Short answer
A trade law firm is the right call when there is an argument to make: classification disputes, protest filings, USMCA exclusion corrections, adverse CBP determinations. A straightforward in-window CAPE filing is administrative — it has no argument, only mechanics. Paying partner rates for mechanics is waste.
Side by side
| un-tariff | Trade law firm | |
|---|---|---|
| Cost | Flat fee (hundreds to low thousands) | Hourly ($1.2K–$2.4K/hour partner rate) |
| Best for | Standard in-window CAPE filings | Disputes, protests, exclusions, litigation |
| Time to file | Hours | Days to weeks (intake, conflicts check, review) |
| Can argue a disputed classification? | No | Yes |
| Can handle a protest under 19 CFR 174? | No (Phase 1) | Yes |
| CAPE CSV format & validation | Automated, every CBP rule | Usually delegated to a broker or paralegal |
When counsel is essential
- Protest-track recovery. Entries past the 80-day cliff need a formal 19 CFR 174 filing on Form 19. Even when the underlying argument (IEEPA was invalid) is strong, form and timing are strict. This is where counsel is worth the money.
- Classification disputes. Where CBP disagrees with your HTS subheading or your stacking treatment. Arguments about classification go to CBP's Office of Regulations and Rulings and often involve supplementary submissions.
- USMCA exclusion corrections. When goods should have qualified for USMCA preferential treatment but were charged IEEPA anyway. Correcting this is not a CAPE matter — it's a reconciliation argument that needs legal framing.
- Stacking with AD/CVD. Anti-dumping and countervailing duty interactions with IEEPA are outside un-tariff's rule set and not mechanical. Counsel handles them.
- Adverse determination. CBP denies the CAPE claim or challenges the IOR's entitlement. Administrative appeal is a legal proceeding.
The hybrid approach
Most sophisticated importers use both: software for the volume of routine in-window CAPE filings, counsel for the handful of edge cases that need argument. This is the pattern the largest law firms actively encourage — their time is best spent on contested matters, not filing CSVs.
See un-tariff vs customs broker for the more common comparison, and un-tariff vs DIY CAPE filing for what changes when you run the workflow by hand.
Common questions
What does a trade law firm actually do for IEEPA refunds?
Two categories of work: (1) administrative — same CAPE filing you could do with software; (2) legal — classification disputes, protest filings, USMCA exclusion arguments, and dealing with CBP rejections that require a legal response.

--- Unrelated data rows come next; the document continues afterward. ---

struct OutHeads {
    const float* z[3];
    const float* W3[3];
    const float* b3[3];
    const float* log_scale[3];
    float* out[3];
    int n_out[3];
    size_t rstride[3];
};
struct OutHeadsL { OutHeads h[WG_MAX_L]; };
template <int NJT>
__global__ __launch_bounds__(256) void wg_out_mfma3_kernel(OutHeadsL HL, int R, int Hl) {
    const int head = blockIdx.y % 3;
    const OutHeads& H = HL.h[blockIdx.y / 3];
    const float* __restrict__ z = H.z[head];
    const float* __restrict__ W3 = H.W3[head];
    const float* __restrict__ b3 = H.b3[head];
    float* __restrict__ out = H.out[head];
    const int n_out = H.n_out[head];
    const size_t rstride = H.rstride[head];
    const int lane = threadIdx.x & 63, wv = threadIdx.x >> 6;
    const int q = lane >> 4, c16 = lane & 15;
    const int mt = blockIdx.x * 4 + wv;
    if (mt * 16 >= n_out) return;
    const int n_a = 16 * mt + c16;
    const bool a_ok = n_a < n_out;
    const float* __restrict__ arow = W3 + (size_t)(a_ok ? n_a : 0) * Hl + 4 * q;
    const float scale = expf(H.log_scale[head][0]);
    const int NJ = Hl >> 4;
    if constexpr (NJT > 0) {
        f32x4 a[NJT];
#pragma unroll
        for (int j = 0; j < NJT; ++j) {
            a[j] = *(const f32x4*)(arow + 16 * j);
            if (!a_ok) a[j] = (f32x4){0.f, 0.f, 0.f, 0.f};
        }
        for (int r0 = 0; r0 < R; r0 += 16) {
            const int rc = r0 + c16;
            const bool b_ok = rc < R;
            const float* __restrict__ brow = z + (size_t)(b_ok ? rc : 0) * Hl + 4 * q;
            f32x4 b[NJT];
#pragma unroll
            for (int j = 0; j < NJT; ++j) {
                b[j] = *(const f32x4*)(brow + 16 * j);
                if (!b_ok) b[j] = (f32x4){0.f, 0.f, 0.f, 0.f};
            }
            f32x4 acc = {0.f, 0.f, 0.f, 0.f};
#pragma unroll
            for (int j = 0; j < NJT; ++j)
#pragma unroll
                for (int s = 0; s < 4; ++s) acc = __builtin_amdgcn_mfma_f32_16x16x4f32(a[j][s], b[j][s], acc, 0, 0, 0);
            if (!b_ok) continue;
#pragma unroll
            for (int s = 0; s < 4; ++s) {
                const int n = 16 * mt + 4 * q + s;
                if (n < n_out) out[(size_t)rc * rstride + n] = (acc[s] + b3[n]) * scale;
            }
        }
        return;
    }
    for (int r0 = 0; r0 < R; r0 += 16) {
        const int rc = r0 + c16;
        const bool b_ok = rc < R;
        const float* __restrict__ brow = z + (size_t)(b_ok ? rc : 0) * Hl + 4 * q;
        f32x4 acc = {0.f, 0.f, 0.f, 0.f};
        for (int j = 0; j < NJ; ++j) {
            f32x4 a = *(const f32x4*)(arow + 16 * j);
            f32x4 b = *(const f32x4*)(brow + 16 * j);
            if (!a_ok) a = (f32x4){0.f, 0.f, 0.f, 0.f};
            if (!b_ok) b = (f32x4){0.f, 0.f, 0.f, 0.f};
#pragma unroll
            for (int s = 0; s < 4; ++s) acc = __builtin_amdgcn_mfma_f32_16x16x4f32(a[s], b[s], acc, 0, 0, 0);
        }
        if (!b_ok) continue;
#pragma unroll
        for (int s = 0; s < 4; ++s) {
            const int n = 16 * mt + 4 * q + s;
            if (n < n_out) out[(size_t)rc * rstride + n] = (acc[s] + b3[n]) * scale;
        }
    }
}

struct PackL { float* W[WG_MAX_L]; };
__global__ __launch_bounds__(1024) void wg_pack2h_kernel(PackL WL, int R, int d, int32_t* __restrict__ range_flag) {
    float* __restrict__ W = WL.W[blockIdx.y];
    float* __restrict__ scales = W + (size_t)R * 2 * d * d;
    extern __shared__ float wbuf[];
    __shared__ float red[16];
    __shared__ int cnt[2];
    __shared__ WeakRows weak_red[16];
    if (threadIdx.x < 2) cnt[threadIdx.x] = 0;
    const int r = blockIdx.x, tid = threadIdx.x, n = 2 * d * d;
    float* __restrict__ mine = W + (size_t)r * n;
    float mx = 0.f;
    for (int i = tid; i < n / 4; i += 1024) {
        const float4 v = ((const float4*)mine)[i];
        ((float4*)wbuf)[i] = v;
        mx = fmaxf(fmaxf(mx, fmaxf(fabsf(v.x), fabsf(v.y))), fmaxf(fabsf(v.z), fabsf(v.w)));
    }
    mx = wave_absmax(mx);
    if ((tid & 63) == 0) red[tid >> 6] = mx;
    __syncthreads();
    mx = 0.f;
    for (int i = 0; i < 16; ++i) mx = fmaxf(mx, red[i]);
    {
        WeakRows wr;
        wr.init();
        const int lane = tid & 63, wv = tid >> 6;
        for (int row = wv; row < 2 * d; row += 16) {
            float s = 0.f;
            for (int o = lane; o < d; o += 64) s += fabsf(wbuf[row * d + o]);
            wr.add(row >= d, wave_sum(s));
        }
        if (lane == 0) weak_red[wv] = wr;
    }
    const int sh = split2h_shift(mx);
    const float up = pow2f(sh);
    if (tid == 0) scales[r] = pow2f(-sh);
    const int NKS = d >> 4;
    _Float16* __restrict__ dst = (_Float16*)mine;
    for (int g = tid; g < n / 8; g += 1024) {
        const int slot = g & 63, fk = g >> 6;
        const int ks = fk % NKS, ct = fk / NKS;
        const int o = ct * 16 + (slot & 15), kk0 = ks * 32 + (slot >> 4) * 8;
        _Float16 hi[8], lo[8];
        int tiny = 0, nz = 0;
#pragma unroll
        for (int e = 0; e < 8; ++e) {
            const float xs = wbuf[(kk0 + e) * d + o] * up;
            split2h(xs, hi[e], lo[e]);
            tiny += range_tiny(xs);
            nz += xs != 0.f;
        }
        _Float16* p = dst + ((size_t)fk * 2 * 64 + slot) * 8;
#pragma unroll
        for (int e = 0; e < 8; ++e) { p[e] = hi[e]; p[512 + e] = lo[e]; }
        if (tiny) atomicAdd(&cnt[0], tiny);
        if (nz) atomicAdd(&cnt[1], nz);
    }
    __syncthreads();
    if (tid == 0) {
        range_raise(range_flag, GHF_RANGE_WEIGHTS, cnt[0], cnt[1]);
        WeakRows wr = weak_red[0];
        for (int i = 1; i < 16; ++i) wr.merge(weak_red[i]);
        range_raise_weak(range_flag, wr, d);
    }
}

int launch_weightgen_acts(const float* text_emb, const float* const* head_params, int R, int T, int Hh, int num_hidden,
                          float* acts, const float* hidden_drop, hipStream_t stream) {
    GHF_REQUIRE(R > 0 && T > 0 && num_hidden >= 0 && num_hidden <= 7, "weightgen_acts: bad shape");
    GHF_REQUIRE(T <= WG_MAX_WIDTH && Hh <= WG_MAX_WIDTH, "weightgen_acts: text_dim/hidden_dim > %d unsupported", WG_MAX_WIDTH);
    if (num_hidden == 0) return GHF_OK;
    HeadPtrsL PL;
    HeadPtrs& P = PL.p[0];
    const int nl = num_hidden + 1;
    for (int h = 0; h < 3; ++h)
        for (int l = 0; l < nl; ++l) {
            P.w[h][l] = head_params[(h * nl + l) * 2 + 0];
            P.b[h][l] = head_params[(h * nl + l) * 2 + 1];
        }
    wg_hidden_kernel<<<dim3(R, 3, 1), 256, 0, stream>>>(text_emb, PL, R, T, Hh, num_hidden, nullptr, acts, hidden_drop);
    GHF_LAUNCH_CHECK();
    return GHF_OK;
}

__global__ __launch_bounds__(256) void wg_combine_kernel(const float* __restrict__ top, const float* __restrict__ bottom,
                                                         int transpose, int d, float* __restrict__ out) {
    const int r = blockIdx.y;
    const int n = 2 * d * d;
    for (int idx = blockIdx.x * 256 + threadIdx.x; idx < n; idx += gridDim.x * 256) {
        const int kk = idx / d, o = idx - kk * d;
        const float* src = kk < d ? top : bottom;
        const int k = kk < d ? kk : kk - d;
        float v = 0.f;
        if (src) v = transpose ? src[((size_t)r * d + o) * d + k] : src[((size_t)r * d + k) * d + o];
        out[(size_t)r * n + idx] = v;
    }
}

__global__ __launch_bounds__(256) void wg_combine_frag16_kernel(const float* __restrict__ top, const float* __restrict__ bottom,
                                                                int transpose, int d, float* __restrict__ out) {
    const int r = blockIdx.y;
    const int n = 2 * d * d;
    for (int idx = blockIdx.x * 256 + threadIdx.x; idx < n; idx += gridDim.x * 256) {
        const int kk = idx / d, o = idx - kk * d;
        const float* src = kk < d ? top : bottom;
        const int k = kk < d ? kk : kk - d;
        float v = 0.f;
        if (src) v = transpose ? src[((size_t)r * d + o) * d + k] : src[((size_t)r * d + k) * d + o];
        out[frag16_index(r, kk, o, d)] = v;
    }
}

int launch_weights_pack(const float* top, const float* bottom, int transpose, int R, int d, int layout, float* out,
                        hipStream_t stream) {
    GHF_REQUIRE(R > 0 && d > 0 && out, "weights_pack: bad arguments");
    if (layout == GHF_WLAYOUT_FRAG16) {
        GHF_REQUIRE((d % 16) == 0, "weights_pack: FRAG16 needs d %% 16 == 0");
        wg_combine_frag16_kernel<<<dim3(32, (unsigned)R), 256, 0, stream>>>(top, bottom, transpose, d, out);
        GHF_LAUNCH_CHECK();
        return GHF_OK;
    }
    GHF_REQUIRE(layout == GHF_WLAYOUT_SPLIT2H, "weights_pack: layout %d is not packed from natural matrices here", layout);
    GHF_REQUIRE((d % 32) == 0 && (size_t)2 * d * d * 4 <= 128 * 1024, "weights_pack: SPLIT2H needs d %% 32 == 0, d <= 128");
    wg_combine_kernel<<<dim3(32, (unsigned)R), 256, 0, stream>>>(top, bottom, transpose, d, out);
    GHF_LAUNCH_CHECK();
    const size_t lds = (size_t)2 * d * d * 4;
    GHF_SET_MAX_LDS(wg_pack2h_kernel, lds);
    PackL WL;
    WL.W[0] = out;
    wg_pack2h_kernel<<<dim3(R, 1), 1024, lds, stream>>>(WL, R, d, range_flag_ptr());
    GHF_LAUNCH_CHECK();
    return GHF_OK;
}

int launch_weightgen_batched(int L, const float* text_emb, const float* const* head_params, const float* const* log_scales,
                             int R, int T, int Hh, int num_hidden, int d_in, int d_out, int layout,
                             float* hidden_ws, float* const* W_msg, float* const* W_self, float* const* bias,
                             const float* hidden_drop, hipStream_t stream, float* acts) {
    GHF_REQUIRE(L >= 1 && L <= WG_MAX_L, "weightgen: %d generators per call (1..%d)", L, WG_MAX_L);
    GHF_REQUIRE(R > 0 && T > 0 && d_in > 0 && d_out > 0, "weightgen: R, T, d_in, d_out must be positive");
    GHF_REQUIRE(num_hidden >= 0 && num_hidden <= 7, "weightgen: num_hidden=%d outside [0,7]", num_hidden);
    GHF_REQUIRE(num_hidden == 0 || Hh > 0, "weightgen: hidden_dim must be positive");
    GHF_REQUIRE(T <= WG_MAX_WIDTH && Hh <= WG_MAX_WIDTH, "weightgen: text_dim/hidden_dim > %d unsupported", WG_MAX_WIDTH);
    GHF_REQUIRE(layout == GHF_WLAYOUT_NATURAL || layout == GHF_WLAYOUT_FRAG16 || layout == GHF_WLAYOUT_SPLIT2H, "weightgen: bad layout %d", layout);
    GHF_REQUIRE((!hidden_drop && !acts) || L == 1, "weightgen: dropout masks / saved activations go with one generator per call");
    for (int g = 0; g < L; ++g) {
        GHF_REQUIRE(W_msg[g] && bias[g], "weightgen: null output pointer (generator %d)", g);
        if (layout == GHF_WLAYOUT_SPLIT2H)
            GHF_REQUIRE(d_in == d_out && (d_in % 32) == 0 && (size_t)2 * d_in * d_out * 4 <= 128 * 1024 && (!W_self || W_self[g] == nullptr),
                        "weightgen: SPLIT2H needs d_in == d_out, d %% 32 == 0, d <= 128 and W_self == NULL");
        if (layout == GHF_WLAYOUT_FRAG16)
            GHF_REQUIRE(d_in == d_out && (d_in % 16) == 0 && (!W_self || W_self[g] == nullptr),
                        "weightgen: FRAG16 needs d_in == d_out, d %% 16 == 0 and W_self == NULL");
        else if (layout == GHF_WLAYOUT_NATURAL)
            GHF_REQUIRE(W_self && W_self[g] != nullptr, "weightgen: NATURAL layout needs W_self");
    }
    HeadPtrsL PL;
    const int nl = num_hidden + 1;
    for (int g = 0; g < L; ++g)
        for (int h = 0; h < 3; ++h)
            for (int l = 0; l < nl; ++l) {
                PL.p[g].w[h][l] = head_params[((size_t)(g * 3 + h) * nl + l) * 2 + 0];
                PL.p[g].b[h][l] = head_params[((size_t)(g * 3 + h) * nl + l) * 2 + 1];
                GHF_REQUIRE(PL.p[g].w[h][l] && PL.p[g].b[h][l], "weightgen: null parameter pointer (generator %d head %d layer %d)", g, h, l);
            }
    wg_hidden_kernel<<<dim3(R, 3, L), 256, 0, stream>>>(text_emb, PL, R, T, Hh, num_hidden, hidden_ws, acts, hidden_drop);
    GHF_LAUNCH_CHECK();

    const int Hl = num_hidden ? Hh : T;
    const int n_mat = d_in * d_out;
    bool merged = (layout == GHF_WLAYOUT_NATURAL || layout == GHF_WLAYOUT_SPLIT2H) && (Hl % 16) == 0;
    OutHeadsL HL;
    if (merged)
        for (int g = 0; g < L; ++g) {
            OutHeads& H = HL.h[g];
            for (int head = 0; head < 3; ++head) {
                H.z[head] = hidden_ws + ((size_t)g * 3 + head) * R * Hl;
                H.W3[head] = PL.p[g].w[head][num_hidden];
                H.b3[head] = PL.p[g].b[head][num_hidden];
                H.log_scale[head] = log_scales[g * 3 + head];
                GHF_REQUIRE(H.log_scale[head], "weightgen: null log-scale pointer (generator %d head %d)", g, head);
                H.n_out[head] = head == 2 ? d_out : n_mat;
                H.rstride[head] = (layout == GHF_WLAYOUT_SPLIT2H && head != 2) ? (size_t)2 * n_mat : (size_t)H.n_out[head];
                H.out[head] = head == 2 ? bias[g] : (layout == GHF_WLAYOUT_SPLIT2H ? W_msg[g] + (size_t)head * n_mat : (head == 0 ? W_msg[g] : W_self[g]));
                merged = merged && ((((uintptr_t)H.W3[head] | (uintptr_t)H.z[head]) & 15) == 0);
            }
        }
    if (merged) {
        const int mtiles = (n_mat + 15) / 16;
        const dim3 og((mtiles + 3) / 4, 3 * L);
        switch (Hl) {
            case 32: wg_out_mfma3_kernel<2><<<og, 256, 0, stream>>>(HL, R, Hl); break;
            case 64: wg_out_mfma3_kernel<4><<<og, 256, 0, stream>>>(HL, R, Hl); break;
            case 128: wg_out_mfma3_kernel<8><<<og, 256, 0, stream>>>(HL, R, Hl); break;
            case 256: wg_out_mfma3_kernel<16><<<og, 256, 0, stream>>>(HL, R, Hl); break;
            default: wg_out_mfma3_kernel<0><<<og, 256, 0, stream>>>(HL, R, Hl); break;
        }
        GHF_LAUNCH_CHECK();
    } else {
        for (int g = 0; g < L; ++g)
            for (int head = 0; head < 3; ++head) {
                const float* z = hidden_ws + ((size_t)g * 3 + head) * R * Hl;
                const float* W3 = PL.p[g].w[head][num_hidden];
                const float* b3 = PL.p[g].b[head][num_hidden];
                const float* ls = log_scales[g * 3 + head];
                GHF_REQUIRE(ls, "weightgen: null log-scale pointer (generator %d head %d)", g, head);
                const int n_out = head == 2 ? d_out : n_mat;
                const bool nat = layout == GHF_WLAYOUT_NATURAL || layout == GHF_WLAYOUT_SPLIT2H;
                const size_t rstride = (layout == GHF_WLAYOUT_SPLIT2H && head != 2) ? (size_t)2 * n_mat : (size_t)n_out;
                float* out = head == 2 ? bias[g] : (layout == GHF_WLAYOUT_SPLIT2H ? W_msg[g] + (size_t)head * n_mat
                                                    : (layout != GHF_WLAYOUT_NATURAL ? W_msg[g] : (head == 0 ? W_msg[g] : W_self[g])));
                const int klayout = nat ? GHF_WLAYOUT_NATURAL : layout;
                const bool mfma_ok = (Hl % 16) == 0 && ((((uintptr_t)W3 | (uintptr_t)z) & 15) == 0);
                if (mfma_ok && layout == GHF_WLAYOUT_FRAG16 && head != 2) {
                    const int mtiles = n_mat / 16;
                    wg_out_mfma_kernel<GHF_WLAYOUT_FRAG16><<<(mtiles + 3) / 4, 256, 0, stream>>>(z, W3, b3, ls, R, Hl, n_out, head, d_out, rstride, out);
                } else if (mfma_ok) {
                    const int mtiles = (n_out + 15) / 16;
                    wg_out_mfma_kernel<GHF_WLAYOUT_NATURAL><<<(mtiles + 3) / 4, 256, 0, stream>>>(z, W3, b3, ls, R, Hl, n_out, head, d_out, rstride, out);
                } else {
                    wg_out_simple_kernel<<<(n_out + 3) / 4, 256, 0, stream>>>(z, W3, b3, ls, R, Hl, n_out, head, d_in, d_out, klayout, rstride, out);
                }
                GHF_LAUNCH_CHECK();
            }
    }
    if (layout == GHF_WLAYOUT_SPLIT2H) {
        const size_t lds = (size_t)2 * n_mat * 4;
        PackL WL;
        for (int g = 0; g < L; ++g) WL.W[g] = W_msg[g];
        GHF_SET_MAX_LDS(wg_pack2h_kernel, lds);
        wg_pack2h_kernel<<<dim3(R, L), 1024, lds, stream>>>(WL, R, d_out, range_flag_ptr());
        GHF_LAUNCH_CHECK();
    }
    return GHF_OK;
}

Firms bill hourly and commonly pair with a customs broker for the filing mechanics.
When is counsel essential, not optional?
Protest-track recoveries (past the 80-day cliff), entries where CBP has disputed your HTS classification, USMCA exclusion claims that were incorrectly charged IEEPA, and any matter where CBP's response to a filing involves a formal proceeding. Also: anti-dumping / countervailing duty interactions layered on top of IEEPA.
How much does a trade lawyer cost for this work?
Partner rates at top-tier trade firms (Sidley, Ropes & Gray, WilmerHale, Covington, K&L Gates, Norton Rose, Thompson Hine, Hogan Lovells, White & Case) run from $1,200 to $2,400 per hour. A straightforward protest runs 10–40 billable hours. Contested matters can run higher.
Can I use software for filing and keep counsel on retainer for edge cases?
Yes — and that's a common structure. Software handles the in-window CAPE filings; counsel handles the protest-track stragglers and classification disputes. The two do not conflict.